Dataset records

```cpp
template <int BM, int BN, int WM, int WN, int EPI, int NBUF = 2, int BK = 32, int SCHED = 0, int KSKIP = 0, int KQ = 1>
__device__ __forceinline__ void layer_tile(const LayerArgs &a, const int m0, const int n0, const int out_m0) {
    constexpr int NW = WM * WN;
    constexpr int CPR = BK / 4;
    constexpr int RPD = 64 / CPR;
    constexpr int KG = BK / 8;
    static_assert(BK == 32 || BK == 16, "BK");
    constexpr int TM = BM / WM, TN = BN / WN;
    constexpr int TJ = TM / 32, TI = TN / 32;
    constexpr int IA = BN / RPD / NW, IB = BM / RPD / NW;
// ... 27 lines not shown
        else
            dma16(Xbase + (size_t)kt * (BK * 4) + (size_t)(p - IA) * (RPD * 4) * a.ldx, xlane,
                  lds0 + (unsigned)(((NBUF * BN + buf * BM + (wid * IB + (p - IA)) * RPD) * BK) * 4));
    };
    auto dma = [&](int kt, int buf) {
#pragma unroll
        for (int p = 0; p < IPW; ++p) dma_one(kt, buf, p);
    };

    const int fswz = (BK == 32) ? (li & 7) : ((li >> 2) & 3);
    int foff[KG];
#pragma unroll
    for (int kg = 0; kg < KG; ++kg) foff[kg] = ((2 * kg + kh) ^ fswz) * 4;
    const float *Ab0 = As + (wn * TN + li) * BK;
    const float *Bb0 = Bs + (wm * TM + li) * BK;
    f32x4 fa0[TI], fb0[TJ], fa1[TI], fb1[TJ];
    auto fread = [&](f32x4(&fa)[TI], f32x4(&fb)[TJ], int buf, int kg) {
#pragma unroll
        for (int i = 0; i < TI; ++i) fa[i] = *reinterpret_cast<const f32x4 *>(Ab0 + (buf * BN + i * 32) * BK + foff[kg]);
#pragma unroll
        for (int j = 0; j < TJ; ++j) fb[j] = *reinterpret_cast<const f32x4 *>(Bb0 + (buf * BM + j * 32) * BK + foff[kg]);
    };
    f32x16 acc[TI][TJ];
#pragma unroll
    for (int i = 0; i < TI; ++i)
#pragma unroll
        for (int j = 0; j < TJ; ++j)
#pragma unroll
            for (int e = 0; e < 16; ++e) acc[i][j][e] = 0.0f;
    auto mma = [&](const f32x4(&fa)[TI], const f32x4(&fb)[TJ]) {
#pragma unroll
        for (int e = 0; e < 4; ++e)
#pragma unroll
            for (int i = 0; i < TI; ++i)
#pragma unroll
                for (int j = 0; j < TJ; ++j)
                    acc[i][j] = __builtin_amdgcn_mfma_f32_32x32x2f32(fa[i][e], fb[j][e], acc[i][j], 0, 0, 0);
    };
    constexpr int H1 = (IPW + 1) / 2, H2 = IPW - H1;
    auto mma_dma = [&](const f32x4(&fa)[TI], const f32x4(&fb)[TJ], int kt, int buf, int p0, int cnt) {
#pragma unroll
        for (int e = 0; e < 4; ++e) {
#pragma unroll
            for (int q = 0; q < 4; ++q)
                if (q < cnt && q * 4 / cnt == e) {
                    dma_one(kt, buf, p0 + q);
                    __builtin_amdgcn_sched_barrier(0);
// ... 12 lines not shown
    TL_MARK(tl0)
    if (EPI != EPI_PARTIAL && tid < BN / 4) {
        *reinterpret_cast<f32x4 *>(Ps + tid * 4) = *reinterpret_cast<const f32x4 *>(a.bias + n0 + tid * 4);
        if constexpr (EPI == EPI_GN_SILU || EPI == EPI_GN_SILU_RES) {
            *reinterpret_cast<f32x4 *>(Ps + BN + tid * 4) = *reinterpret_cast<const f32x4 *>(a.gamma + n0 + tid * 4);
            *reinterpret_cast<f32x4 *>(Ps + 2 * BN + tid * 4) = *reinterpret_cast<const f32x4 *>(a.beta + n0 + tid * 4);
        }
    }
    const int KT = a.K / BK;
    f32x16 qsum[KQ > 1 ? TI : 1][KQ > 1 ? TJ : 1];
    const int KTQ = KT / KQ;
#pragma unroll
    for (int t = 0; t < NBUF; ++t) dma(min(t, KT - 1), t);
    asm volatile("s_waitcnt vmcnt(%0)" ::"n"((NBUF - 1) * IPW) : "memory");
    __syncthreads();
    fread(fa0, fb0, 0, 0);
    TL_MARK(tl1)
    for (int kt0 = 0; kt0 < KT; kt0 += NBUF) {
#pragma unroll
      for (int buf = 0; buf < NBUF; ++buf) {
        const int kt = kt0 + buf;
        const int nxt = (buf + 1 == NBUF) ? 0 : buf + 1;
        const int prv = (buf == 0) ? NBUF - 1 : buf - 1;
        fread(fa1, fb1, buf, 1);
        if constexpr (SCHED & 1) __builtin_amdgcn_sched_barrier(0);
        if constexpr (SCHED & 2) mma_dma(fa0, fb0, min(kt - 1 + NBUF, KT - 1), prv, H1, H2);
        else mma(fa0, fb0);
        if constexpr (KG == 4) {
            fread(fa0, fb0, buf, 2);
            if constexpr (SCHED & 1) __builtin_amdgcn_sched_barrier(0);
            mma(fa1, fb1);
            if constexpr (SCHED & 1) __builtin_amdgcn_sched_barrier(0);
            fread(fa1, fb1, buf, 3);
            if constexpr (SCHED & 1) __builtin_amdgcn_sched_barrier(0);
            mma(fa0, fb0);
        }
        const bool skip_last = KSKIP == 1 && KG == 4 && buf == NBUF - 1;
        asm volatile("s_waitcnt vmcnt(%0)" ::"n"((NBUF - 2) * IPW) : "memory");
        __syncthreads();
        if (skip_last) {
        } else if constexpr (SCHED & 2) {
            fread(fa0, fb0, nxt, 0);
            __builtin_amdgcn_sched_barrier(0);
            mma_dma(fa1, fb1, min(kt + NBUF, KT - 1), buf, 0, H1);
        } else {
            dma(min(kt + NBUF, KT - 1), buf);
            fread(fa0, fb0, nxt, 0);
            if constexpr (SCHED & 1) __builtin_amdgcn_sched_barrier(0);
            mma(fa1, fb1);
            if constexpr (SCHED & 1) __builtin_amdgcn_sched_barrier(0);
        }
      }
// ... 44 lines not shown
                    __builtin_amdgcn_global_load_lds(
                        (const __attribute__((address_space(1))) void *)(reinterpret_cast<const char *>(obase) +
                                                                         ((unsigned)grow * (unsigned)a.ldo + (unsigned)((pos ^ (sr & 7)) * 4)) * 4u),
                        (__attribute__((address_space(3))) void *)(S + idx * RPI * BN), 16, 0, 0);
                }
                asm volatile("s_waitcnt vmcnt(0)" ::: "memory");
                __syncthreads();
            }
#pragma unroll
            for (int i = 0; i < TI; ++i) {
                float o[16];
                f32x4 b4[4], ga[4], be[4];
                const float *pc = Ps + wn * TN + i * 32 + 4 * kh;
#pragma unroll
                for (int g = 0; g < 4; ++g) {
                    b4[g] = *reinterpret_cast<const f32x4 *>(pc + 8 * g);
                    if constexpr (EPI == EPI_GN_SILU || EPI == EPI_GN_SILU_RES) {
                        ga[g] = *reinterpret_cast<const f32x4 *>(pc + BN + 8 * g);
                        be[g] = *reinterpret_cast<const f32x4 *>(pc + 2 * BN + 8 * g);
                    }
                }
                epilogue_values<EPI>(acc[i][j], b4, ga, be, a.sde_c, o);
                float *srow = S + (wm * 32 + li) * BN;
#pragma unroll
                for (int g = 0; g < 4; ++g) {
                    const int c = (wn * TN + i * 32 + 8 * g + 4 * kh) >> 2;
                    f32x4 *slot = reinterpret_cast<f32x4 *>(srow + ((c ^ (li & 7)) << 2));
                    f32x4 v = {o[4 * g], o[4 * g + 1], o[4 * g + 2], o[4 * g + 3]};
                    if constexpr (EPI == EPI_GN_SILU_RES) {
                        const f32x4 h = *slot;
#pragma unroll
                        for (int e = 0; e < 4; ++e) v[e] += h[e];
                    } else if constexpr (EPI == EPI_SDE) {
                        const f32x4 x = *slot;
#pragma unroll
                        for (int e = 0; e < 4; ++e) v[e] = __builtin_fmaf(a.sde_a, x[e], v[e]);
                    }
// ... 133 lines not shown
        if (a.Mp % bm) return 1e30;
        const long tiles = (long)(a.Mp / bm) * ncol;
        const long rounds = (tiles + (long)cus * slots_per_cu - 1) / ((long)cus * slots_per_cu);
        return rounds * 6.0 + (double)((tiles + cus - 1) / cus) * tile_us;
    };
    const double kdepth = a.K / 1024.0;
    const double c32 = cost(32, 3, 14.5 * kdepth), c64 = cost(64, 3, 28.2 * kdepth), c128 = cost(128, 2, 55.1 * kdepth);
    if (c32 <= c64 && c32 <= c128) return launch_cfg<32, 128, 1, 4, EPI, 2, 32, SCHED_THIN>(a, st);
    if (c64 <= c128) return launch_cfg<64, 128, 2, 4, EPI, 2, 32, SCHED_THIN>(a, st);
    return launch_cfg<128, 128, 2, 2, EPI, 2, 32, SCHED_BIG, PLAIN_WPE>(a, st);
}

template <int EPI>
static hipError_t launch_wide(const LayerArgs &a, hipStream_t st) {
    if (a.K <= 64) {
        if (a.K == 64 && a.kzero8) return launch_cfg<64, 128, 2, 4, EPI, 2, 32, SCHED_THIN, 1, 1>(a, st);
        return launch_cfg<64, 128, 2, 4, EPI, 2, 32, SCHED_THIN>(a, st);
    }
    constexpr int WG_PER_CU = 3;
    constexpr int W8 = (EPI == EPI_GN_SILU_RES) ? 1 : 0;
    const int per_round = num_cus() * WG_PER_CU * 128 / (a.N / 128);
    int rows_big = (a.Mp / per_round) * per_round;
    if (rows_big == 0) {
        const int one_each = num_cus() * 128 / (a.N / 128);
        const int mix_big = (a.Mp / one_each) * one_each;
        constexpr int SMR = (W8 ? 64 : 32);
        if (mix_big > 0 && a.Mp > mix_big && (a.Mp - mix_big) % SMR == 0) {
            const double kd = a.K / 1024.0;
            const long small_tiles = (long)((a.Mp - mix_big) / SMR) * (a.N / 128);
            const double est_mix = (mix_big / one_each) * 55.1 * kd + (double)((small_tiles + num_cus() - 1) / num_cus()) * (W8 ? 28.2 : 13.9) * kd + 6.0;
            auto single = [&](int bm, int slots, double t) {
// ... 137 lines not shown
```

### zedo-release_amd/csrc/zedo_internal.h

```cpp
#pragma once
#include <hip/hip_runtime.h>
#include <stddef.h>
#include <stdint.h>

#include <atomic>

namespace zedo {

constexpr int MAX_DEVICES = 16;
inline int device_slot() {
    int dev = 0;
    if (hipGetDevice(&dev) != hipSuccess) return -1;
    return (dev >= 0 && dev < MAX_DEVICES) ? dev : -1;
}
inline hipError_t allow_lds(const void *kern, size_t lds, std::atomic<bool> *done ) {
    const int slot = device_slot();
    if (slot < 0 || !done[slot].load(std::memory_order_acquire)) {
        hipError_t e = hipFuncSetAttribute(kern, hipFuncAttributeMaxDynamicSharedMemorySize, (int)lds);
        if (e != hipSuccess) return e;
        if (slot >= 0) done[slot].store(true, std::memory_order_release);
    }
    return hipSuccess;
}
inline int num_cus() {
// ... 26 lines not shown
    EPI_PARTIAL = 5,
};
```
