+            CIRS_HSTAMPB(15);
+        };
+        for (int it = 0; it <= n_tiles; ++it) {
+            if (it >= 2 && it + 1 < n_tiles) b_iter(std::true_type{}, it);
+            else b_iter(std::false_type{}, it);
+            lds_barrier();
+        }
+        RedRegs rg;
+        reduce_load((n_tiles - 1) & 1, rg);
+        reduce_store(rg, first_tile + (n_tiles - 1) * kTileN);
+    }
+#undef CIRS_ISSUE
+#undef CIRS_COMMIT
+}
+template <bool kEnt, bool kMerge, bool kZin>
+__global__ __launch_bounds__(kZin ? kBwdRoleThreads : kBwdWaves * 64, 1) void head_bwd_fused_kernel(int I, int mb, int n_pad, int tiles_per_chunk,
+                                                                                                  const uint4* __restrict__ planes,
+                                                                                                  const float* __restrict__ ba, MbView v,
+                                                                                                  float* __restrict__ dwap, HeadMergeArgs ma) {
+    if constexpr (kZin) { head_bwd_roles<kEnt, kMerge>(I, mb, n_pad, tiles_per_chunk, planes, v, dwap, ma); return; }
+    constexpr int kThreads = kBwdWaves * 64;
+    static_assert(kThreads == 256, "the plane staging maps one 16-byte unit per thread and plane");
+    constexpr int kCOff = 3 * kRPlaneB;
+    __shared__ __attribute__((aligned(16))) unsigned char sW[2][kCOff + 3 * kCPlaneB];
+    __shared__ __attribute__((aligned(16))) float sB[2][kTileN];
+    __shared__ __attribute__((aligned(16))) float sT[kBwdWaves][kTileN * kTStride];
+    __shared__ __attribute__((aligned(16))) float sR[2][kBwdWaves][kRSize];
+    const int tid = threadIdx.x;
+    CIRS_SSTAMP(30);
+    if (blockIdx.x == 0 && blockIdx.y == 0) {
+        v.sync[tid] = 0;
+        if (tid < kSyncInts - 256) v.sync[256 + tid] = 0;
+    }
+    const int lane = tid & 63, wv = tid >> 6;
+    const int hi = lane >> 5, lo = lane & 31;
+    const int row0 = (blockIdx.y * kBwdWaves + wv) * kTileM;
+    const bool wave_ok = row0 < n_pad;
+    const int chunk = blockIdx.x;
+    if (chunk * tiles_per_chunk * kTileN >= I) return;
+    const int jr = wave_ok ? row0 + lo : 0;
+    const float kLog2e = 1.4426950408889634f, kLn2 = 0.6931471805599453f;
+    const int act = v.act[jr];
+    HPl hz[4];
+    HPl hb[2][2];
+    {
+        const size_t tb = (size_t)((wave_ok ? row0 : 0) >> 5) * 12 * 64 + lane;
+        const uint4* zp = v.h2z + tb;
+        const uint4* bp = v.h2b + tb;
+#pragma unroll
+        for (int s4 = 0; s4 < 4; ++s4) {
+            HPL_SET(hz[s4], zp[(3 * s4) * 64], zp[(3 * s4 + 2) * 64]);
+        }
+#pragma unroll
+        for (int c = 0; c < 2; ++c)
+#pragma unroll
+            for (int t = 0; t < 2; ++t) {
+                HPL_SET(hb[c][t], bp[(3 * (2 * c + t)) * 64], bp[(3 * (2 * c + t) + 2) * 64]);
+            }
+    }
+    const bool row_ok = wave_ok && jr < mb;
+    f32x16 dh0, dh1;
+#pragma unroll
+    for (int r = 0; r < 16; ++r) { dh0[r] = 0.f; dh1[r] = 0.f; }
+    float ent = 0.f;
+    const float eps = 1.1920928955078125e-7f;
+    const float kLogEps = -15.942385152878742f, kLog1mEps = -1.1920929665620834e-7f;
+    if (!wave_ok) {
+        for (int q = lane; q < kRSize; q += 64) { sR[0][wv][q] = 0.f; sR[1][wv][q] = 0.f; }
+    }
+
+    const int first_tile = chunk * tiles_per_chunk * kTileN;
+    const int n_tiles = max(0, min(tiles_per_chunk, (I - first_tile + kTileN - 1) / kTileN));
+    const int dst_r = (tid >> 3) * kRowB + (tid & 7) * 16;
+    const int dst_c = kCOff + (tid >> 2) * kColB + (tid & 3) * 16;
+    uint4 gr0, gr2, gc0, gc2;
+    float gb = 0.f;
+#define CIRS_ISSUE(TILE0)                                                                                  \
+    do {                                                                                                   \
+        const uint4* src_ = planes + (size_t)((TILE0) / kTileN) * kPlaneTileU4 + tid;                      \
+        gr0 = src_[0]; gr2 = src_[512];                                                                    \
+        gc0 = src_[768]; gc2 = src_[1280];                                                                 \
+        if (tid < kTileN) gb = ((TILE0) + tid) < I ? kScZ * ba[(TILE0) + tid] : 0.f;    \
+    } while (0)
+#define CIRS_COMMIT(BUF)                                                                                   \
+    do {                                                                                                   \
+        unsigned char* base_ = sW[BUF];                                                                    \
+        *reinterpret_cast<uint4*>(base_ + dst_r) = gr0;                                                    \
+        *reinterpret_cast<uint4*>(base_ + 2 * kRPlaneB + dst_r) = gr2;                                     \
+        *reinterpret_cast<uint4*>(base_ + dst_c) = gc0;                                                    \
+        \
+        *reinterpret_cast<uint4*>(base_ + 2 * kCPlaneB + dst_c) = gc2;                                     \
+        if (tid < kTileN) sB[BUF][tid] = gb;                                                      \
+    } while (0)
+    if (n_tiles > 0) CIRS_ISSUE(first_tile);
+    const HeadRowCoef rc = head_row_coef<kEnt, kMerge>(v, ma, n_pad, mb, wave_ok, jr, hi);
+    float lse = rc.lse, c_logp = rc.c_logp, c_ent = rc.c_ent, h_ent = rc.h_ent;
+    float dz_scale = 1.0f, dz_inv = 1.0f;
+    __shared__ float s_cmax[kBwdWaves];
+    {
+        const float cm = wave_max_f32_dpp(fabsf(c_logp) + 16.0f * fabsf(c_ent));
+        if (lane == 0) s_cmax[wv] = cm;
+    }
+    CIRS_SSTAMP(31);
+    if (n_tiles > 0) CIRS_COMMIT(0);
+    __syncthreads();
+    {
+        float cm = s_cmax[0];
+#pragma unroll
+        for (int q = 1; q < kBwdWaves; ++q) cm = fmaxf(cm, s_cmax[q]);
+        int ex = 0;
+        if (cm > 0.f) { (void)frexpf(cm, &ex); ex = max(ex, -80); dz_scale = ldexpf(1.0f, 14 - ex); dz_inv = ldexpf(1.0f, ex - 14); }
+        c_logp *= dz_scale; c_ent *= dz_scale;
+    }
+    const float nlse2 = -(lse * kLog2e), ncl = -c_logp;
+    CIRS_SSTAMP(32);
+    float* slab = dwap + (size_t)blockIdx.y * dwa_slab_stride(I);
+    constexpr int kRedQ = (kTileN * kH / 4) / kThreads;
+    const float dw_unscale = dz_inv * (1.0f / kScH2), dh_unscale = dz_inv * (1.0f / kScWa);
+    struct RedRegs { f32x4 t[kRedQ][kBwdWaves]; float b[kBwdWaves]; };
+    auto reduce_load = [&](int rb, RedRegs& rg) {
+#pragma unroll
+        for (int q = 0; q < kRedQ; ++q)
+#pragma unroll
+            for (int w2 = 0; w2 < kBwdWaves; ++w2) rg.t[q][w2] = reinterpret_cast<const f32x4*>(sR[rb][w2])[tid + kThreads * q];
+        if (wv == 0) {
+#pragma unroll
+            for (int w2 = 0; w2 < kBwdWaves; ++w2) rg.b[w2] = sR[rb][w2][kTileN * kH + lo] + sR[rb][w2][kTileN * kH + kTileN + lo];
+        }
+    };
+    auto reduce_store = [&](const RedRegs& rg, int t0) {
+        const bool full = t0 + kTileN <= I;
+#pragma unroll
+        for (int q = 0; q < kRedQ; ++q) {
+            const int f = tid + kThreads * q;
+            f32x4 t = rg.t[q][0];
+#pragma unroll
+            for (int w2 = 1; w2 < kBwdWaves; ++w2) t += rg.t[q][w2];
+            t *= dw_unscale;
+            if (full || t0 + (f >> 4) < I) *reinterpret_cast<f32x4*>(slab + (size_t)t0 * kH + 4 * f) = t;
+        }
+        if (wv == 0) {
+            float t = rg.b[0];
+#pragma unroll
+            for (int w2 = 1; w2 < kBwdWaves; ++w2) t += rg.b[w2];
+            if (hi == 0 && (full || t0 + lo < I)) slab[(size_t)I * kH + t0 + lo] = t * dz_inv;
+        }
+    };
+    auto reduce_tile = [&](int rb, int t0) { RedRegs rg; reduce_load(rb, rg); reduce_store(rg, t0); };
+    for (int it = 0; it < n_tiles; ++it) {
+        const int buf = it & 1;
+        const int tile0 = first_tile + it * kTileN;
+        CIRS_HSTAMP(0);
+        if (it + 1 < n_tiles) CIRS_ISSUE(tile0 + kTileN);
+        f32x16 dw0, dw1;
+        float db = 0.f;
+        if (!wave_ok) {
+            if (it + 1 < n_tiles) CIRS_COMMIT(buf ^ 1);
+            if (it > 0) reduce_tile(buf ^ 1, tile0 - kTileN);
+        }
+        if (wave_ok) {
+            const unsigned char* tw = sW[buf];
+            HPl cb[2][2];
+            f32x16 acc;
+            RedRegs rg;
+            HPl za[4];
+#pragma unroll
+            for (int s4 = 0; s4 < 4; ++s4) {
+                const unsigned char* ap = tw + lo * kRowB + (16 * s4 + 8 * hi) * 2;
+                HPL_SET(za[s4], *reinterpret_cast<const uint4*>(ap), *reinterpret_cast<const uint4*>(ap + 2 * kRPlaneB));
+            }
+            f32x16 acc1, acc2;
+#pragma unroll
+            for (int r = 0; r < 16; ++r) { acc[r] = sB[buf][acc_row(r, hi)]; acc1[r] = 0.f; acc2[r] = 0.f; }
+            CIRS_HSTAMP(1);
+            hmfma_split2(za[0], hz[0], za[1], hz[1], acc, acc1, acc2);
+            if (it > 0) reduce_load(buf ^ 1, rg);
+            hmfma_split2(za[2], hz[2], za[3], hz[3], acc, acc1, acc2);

#### Required work
Among the lines above, find those holding "kEnt" and copy each one.

#### Reply to the exercise
+template <bool kEnt, bool kMerge, bool kZin>
+    if constexpr (kZin) { head_bwd_roles<kEnt, kMerge>(I, mb, n_pad, tiles_per_chunk, planes, v, dwap, ma); return; }
+    const HeadRowCoef rc = head_row_coef<kEnt, kMerge>(v, ma, n_pad, mb, wave_ok, jr, hi);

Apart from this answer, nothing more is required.